*What to do:* In the entries below, every line that contains "false" must be located and copied.

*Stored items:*
::::
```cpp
int pf_launch_node_residual(const pf_problem* p, float* f_int_out, int compute_loss, hipStream_t s, int fin_prev = 0);
int pf_launch_elem_adjoint(const pf_problem* p, hipStream_t s);
int pf_launch_node_gradu(const pf_problem* p, int fuse_adam, hipStream_t s, int skip_shared = 0, float* u_out = nullptr);
int pf_launch_u_home(const pf_problem* p, hipStream_t s);
int pf_launch_scalar_residual(const pf_problem* p, const pf_scalar_id* sp, hipStream_t s);
int pf_launch_scalar_update(const pf_problem* p, const pf_scalar_id* sp, hipStream_t s);
int pf_launch_shard_pack(const pf_problem* p, float* buf2, const float* u2_local, hipStream_t s);
int pf_launch_shard_update(const pf_problem* p, const float* buf2, float* u2_local, hipStream_t s);
int pf_launch_shard_flush(const pf_problem* p, const float* u2, hipStream_t s);
int pf_launch_theta_reduce(const pf_problem* p, int fuse_adam, hipStream_t s);
int pf_launch_pack_theta(const pf_problem* p, hipStream_t s);
int pf_launch_finalize(const pf_problem* p, int mode, int with_theta, hipStream_t s, int tn_ready = 0);
int pf_launch_theta_stage1(const pf_problem* p, hipStream_t s);
int pf_launch_theta_stage2(const pf_problem* p, int fuse_adam, hipStream_t s);
int pf_launch_reset(const pf_problem* p, hipStream_t s);
int pf_launch_adam(float* param, const float* grad, float* m, float* v, int n, int step, double lr,
                   double beta1, double beta2, double eps, hipStream_t s);
int pf_launch_diag_k(const pf_problem* p, float* diag, hipStream_t s);
int pf_launch_dense_k(const pf_problem* p, float* K, hipStream_t s);
// ... 212 lines not shown

int pf_abi_version(void) { return PF_ABI_VERSION; }
const char* pf_last_error(void) { return g_err; }

int pf_sizeof(int what) {
  switch (what) {
    case 0: return (int)sizeof(pf_mesh);
    case 1: return (int)sizeof(pf_net);
    case 2: return (int)sizeof(pf_state);
    case 3: return (int)sizeof(pf_problem);
    case 4: return (int)sizeof(pf_scalar_id);
  }
  return PF_ERR_ARG;
}

int pf_net_param_count(int in_dim, int width, int n_hidden) {
  if (in_dim < 1 || width < 1 || n_hidden < 1) return PF_ERR_ARG;
  return width * in_dim + width + (n_hidden - 1) * (width * width + width) + width + 1;
}

int pf_padded_width(int width) { return padded_width(width); }

int pf_net_pad_count(int in_dim, int width, int n_hidden) {
  const int hp = padded_width(width);
  if (hp < 0 || n_hidden < 1 || n_hidden > 3 || (in_dim != 2 && in_dim != 3)) return PF_ERR_UNSUPPORTED;
  return pf_pad_count(hp, n_hidden);
}

int pf_net_pad_index(int in_dim, int width, int n_hidden, int local) {
  const int hp = padded_width(width);
  if (hp < 0 || n_hidden < 1 || n_hidden > 3 || (in_dim != 2 && in_dim != 3)) return PF_ERR_UNSUPPORTED;
  int q = local;
  if (q < 0) return PF_ERR_ARG;
  if (q < width * in_dim) return (q / in_dim) * 4 + (q % in_dim);
  q -= width * in_dim;
  if (q < width) return q * 4 + in_dim;
  q -= width;
  for (int l = 2; l <= n_hidden; ++l) {
    if (q < width * width) return pf_pad_wh(hp, l) + (q / width) * (hp + 4) + (q % width);
    q -= width * width;
    if (q < width) return pf_pad_wh(hp, l) + q * (hp + 4) + hp;
    q -= width;
  }
  if (q < width) return pf_pad_wo(hp, n_hidden) + q;
  q -= width;
  if (q == 0) return pf_pad_wo(hp, n_hidden) + hp;
  return PF_ERR_ARG;
}

int pf_net_op_count(int in_dim, int width, int n_hidden) {
  if (width < 1 || width > PF_N32_WIDTH_MAX || n_hidden < 1 || n_hidden > 3 || (in_dim != 2 && in_dim != 3))
    return PF_ERR_UNSUPPORTED;
  return (pf_n32_bytes(n_hidden) + 3) / 4;
}

long long pf_partials_count(const pf_problem* p) {
  if (!p) return PF_ERR_ARG;
  return (long long)PF_PART_WG + ((long long)p->n_part_blocks + PF_RG) * (long long)p->pad_total;
}

int pf_fusion_info(const pf_problem* p) {
  if (check_problem(p) != PF_OK) return PF_ERR_ARG;
  int m = 0;
  if (can_fuse_forward(p)) m |= PF_FUSED_FORWARD;
  if (can_fuse_backward(p)) m |= PF_FUSED_BACKWARD;
  if (can_fuse_theta_update(p)) m |= PF_FUSED_THETA_UPDATE;
  if (p->prop_double != 0 && p->elem_k != nullptr && can_fuse_gradu(p)) m |= PF_FUSED_U_UPDATE;
  else if (p->u_alt != nullptr && p->mesh.n_elems >= PF_GRAPH_DAG_MIN_ELEMS) m |= PF_FUSED_U_PINGPONG;
  return m;
}

int pf_pack_theta(const pf_problem* p, void* stream) {
  int rc = check_problem(p);
  if (rc) return rc;
  PF_TRY(pf_launch_pack_theta(p, (hipStream_t)stream), "pf_pack_theta");
  return PF_OK;
}

int pf_net_forward(const pf_problem* p, int which, void* stream) {
  int rc = check_problem(p);
  if (rc) return rc;
  if (which < 0 || which > 1 || !p->net[which].enabled) return fail(PF_ERR_ARG, "net not enabled");
  PF_TRY(net_forward(p, which, (hipStream_t)stream), "pf_net_forward");
  return PF_OK;
}

int pf_net_forward_all(const pf_problem* p, void* stream) {
  int rc = check_problem(p);
  if (rc) return rc;
  PF_TRY(net_forward_all(p, (hipStream_t)stream), "pf_net_forward_all");
  return PF_OK;
}

int pf_net_backward_all(const pf_problem* p, void* stream) {
  int rc = check_problem(p);
  if (rc) return rc;
  if (!(p->net[0].enabled || p->net[1].enabled)) return PF_OK;
  return enqueue_backwards(p, (hipStream_t)stream);
}

int pf_internal_force(const pf_problem* p, const float* u, float* f_int_out, void* stream) {
  int rc = check_problem(p);
  if (rc) return rc;
  if (!u || !f_int_out) return fail(PF_ERR_ARG, "null u / f_int_out");
  pf_problem q = *p;
  q.u = const_cast<float*>(u);
// ... 502 lines not shown
```

### pinn_fem_amd/csrc/pf_net32.h

```cpp
#pragma once
#include "pf_common.h"

#define PF_N32_MAX_WIDTH 30
#define PF_N32_KA 2048.0f
#define PF_N32_KW 16.0f
#define PF_N32_KB 16.0f
__host__ __device__ inline float pf_n32_lam_scale(float lam) {
  const float a = lam < 0.f ? -lam : lam;
  if (!(a > 0.f) || !(a < 3.0e38f)) return 1.0f;
  int ex = 0;
  (void)frexpf(a, &ex);
  ex = ex < -100 ? -100 : ex;
  return ldexpf(1.0f, 14 - ex);
}

__host__ __device__ constexpr int pf_n32_off_w1() { return 16; }
__host__ __device__ constexpr int pf_n32_off_wo() { return 16 + 512; }
__host__ __device__ constexpr int pf_n32_off_bo() { return 16 + 512 + 128; }
__host__ __device__ constexpr int pf_n32_off_layers() { return 16 + 512 + 128 + 16; }
#define PF_N32_LAYER_BYTES (128 + 4096 + 4096)
__host__ __device__ constexpr int pf_n32_off_bias(int l) { return pf_n32_off_layers() + (l - 2) * PF_N32_LAYER_BYTES; }
__host__ __device__ constexpr int pf_n32_off_af(int l) { return pf_n32_off_bias(l) + 128; }
__host__ __device__ constexpr int pf_n32_off_ab(int l) { return pf_n32_off_af(l) + 4096; }
__host__ __device__ constexpr int pf_n32_bytes(int n_hidden) { return pf_n32_off_layers() + (n_hidden - 1) * PF_N32_LAYER_BYTES; }
// ... 37 lines not shown
      unsigned short hf[8], hb[8];
#pragma unroll
      for (int j = 0; j < 8; ++j) {
        const int u_k = 2 * (8 * ks + j) + hh;
        float vf = 0.f, vb = 0.f;
        if (u_row < W && u_k < W) {
          vf = PF_N32_KW * Wl[u_row * W + u_k];
          vb = PF_N32_KB * Wl[u_k * W + u_row];
        }
        if (prec == 1) {
          hf[j] = sp ? (unsigned short)0 : __builtin_bit_cast(unsigned short, (__bf16)vf);
          hb[j] = sp ? (unsigned short)0 : __builtin_bit_cast(unsigned short, (__bf16)vb);
        } else {
          const _Float16 fh = (_Float16)vf, bh = (_Float16)vb;
          hf[j] = __builtin_bit_cast(unsigned short, sp ? (_Float16)(vf - (float)fh) : fh);
          hb[j] = __builtin_bit_cast(unsigned short, sp ? (_Float16)(vb - (float)bh) : bh);
        }
      }
      af[i] = make_uint4(hf[0] | (unsigned)hf[1] << 16, hf[2] | (unsigned)hf[3] << 16, hf[4] | (unsigned)hf[5] << 16,
                         hf[6] | (unsigned)hf[7] << 16);
      ab[i] = make_uint4(hb[0] | (unsigned)hb[1] << 16, hb[2] | (unsigned)hb[3] << 16, hb[4] | (unsigned)hb[5] << 16,
                         hb[6] | (unsigned)hb[7] << 16);
    }
  }
  if (with_bound && (tid >> 6) == ((nt - 1) >> 6)) {
    const int lane = tid & 63;
    float v = lane < W ? fabsf(th[o_wo + lane]) : 0.f;
    float bound = 0.f, grow = 1.f;
    for (int l = L; l >= 1; --l) {
      float m = v;
#pragma unroll
      for (int d = 32; d >= 1; d >>= 1) m = fmaxf(m, __shfl_xor(m, d));
      bound = fmaxf(bound, grow * m);
      grow *= 4.f;
      if (l >= 2) {
        const float* Wl = th + o_h + (l - 2) * per;
        float a = 0.f;
#pragma unroll 4
        for (int j = 0; j < W; ++j) {
          const float w = lane < W ? fabsf(Wl[j * W + lane]) : 0.f;
          a += w * __shfl(v, j);
        }
        v = a;
      }
    }
    if (lane == 0) {
      float* hdr = reinterpret_cast<float*>(img);
      hdr[0] = bound > 0.f ? bound : 1.f;
      hdr[1] = hdr[2] = hdr[3] = 0.f;
    }
  }
}

#define PF_FWD32_MAX_BLOCKS 256
inline int pf_n32_fwd2_blocks(int n_elems) {
  int nb = (n_elems + 1023) / 1024;
  if (nb > PF_FWD32_MAX_BLOCKS) nb = PF_FWD32_MAX_BLOCKS;
  if (nb < 1) nb = 1;
  return nb;
}
#define PF_GU_M 2
inline bool pf_n32_fwd2_can_update_u(const pf_problem* p, int gu_nb) {
  if (!p->adj_other || !p->m_u || !p->v_u || p->mesh.n_elems <= 0) return false;
  if (p->n_shared != 0 || p->own_lo != 0 || p->own_hi != 0) return false;
  const int nb = pf_n32_fwd2_blocks(p->mesh.n_elems);
  if (nb > gu_nb) return false;
  const int ntasks = (p->mesh.n_nodes + 64 * PF_GU_M - 1) / (64 * PF_GU_M);
  return (ntasks + nb - 1) / nb <= 1024 - 16;
}
```

### pinn_fem_amd/csrc/pf_net32.hip

```cpp
#include <type_traits>
#include <stdlib.h>
#include "pf_net32.h"
#include "pf_node.h"
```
::::
*Reply to the task:*
  if (!p->adj_other || !p->m_u || !p->v_u || p->mesh.n_elems <= 0) return false;
  if (p->n_shared != 0 || p->own_lo != 0 || p->own_hi != 0) return false;
  if (nb > gu_nb) return false;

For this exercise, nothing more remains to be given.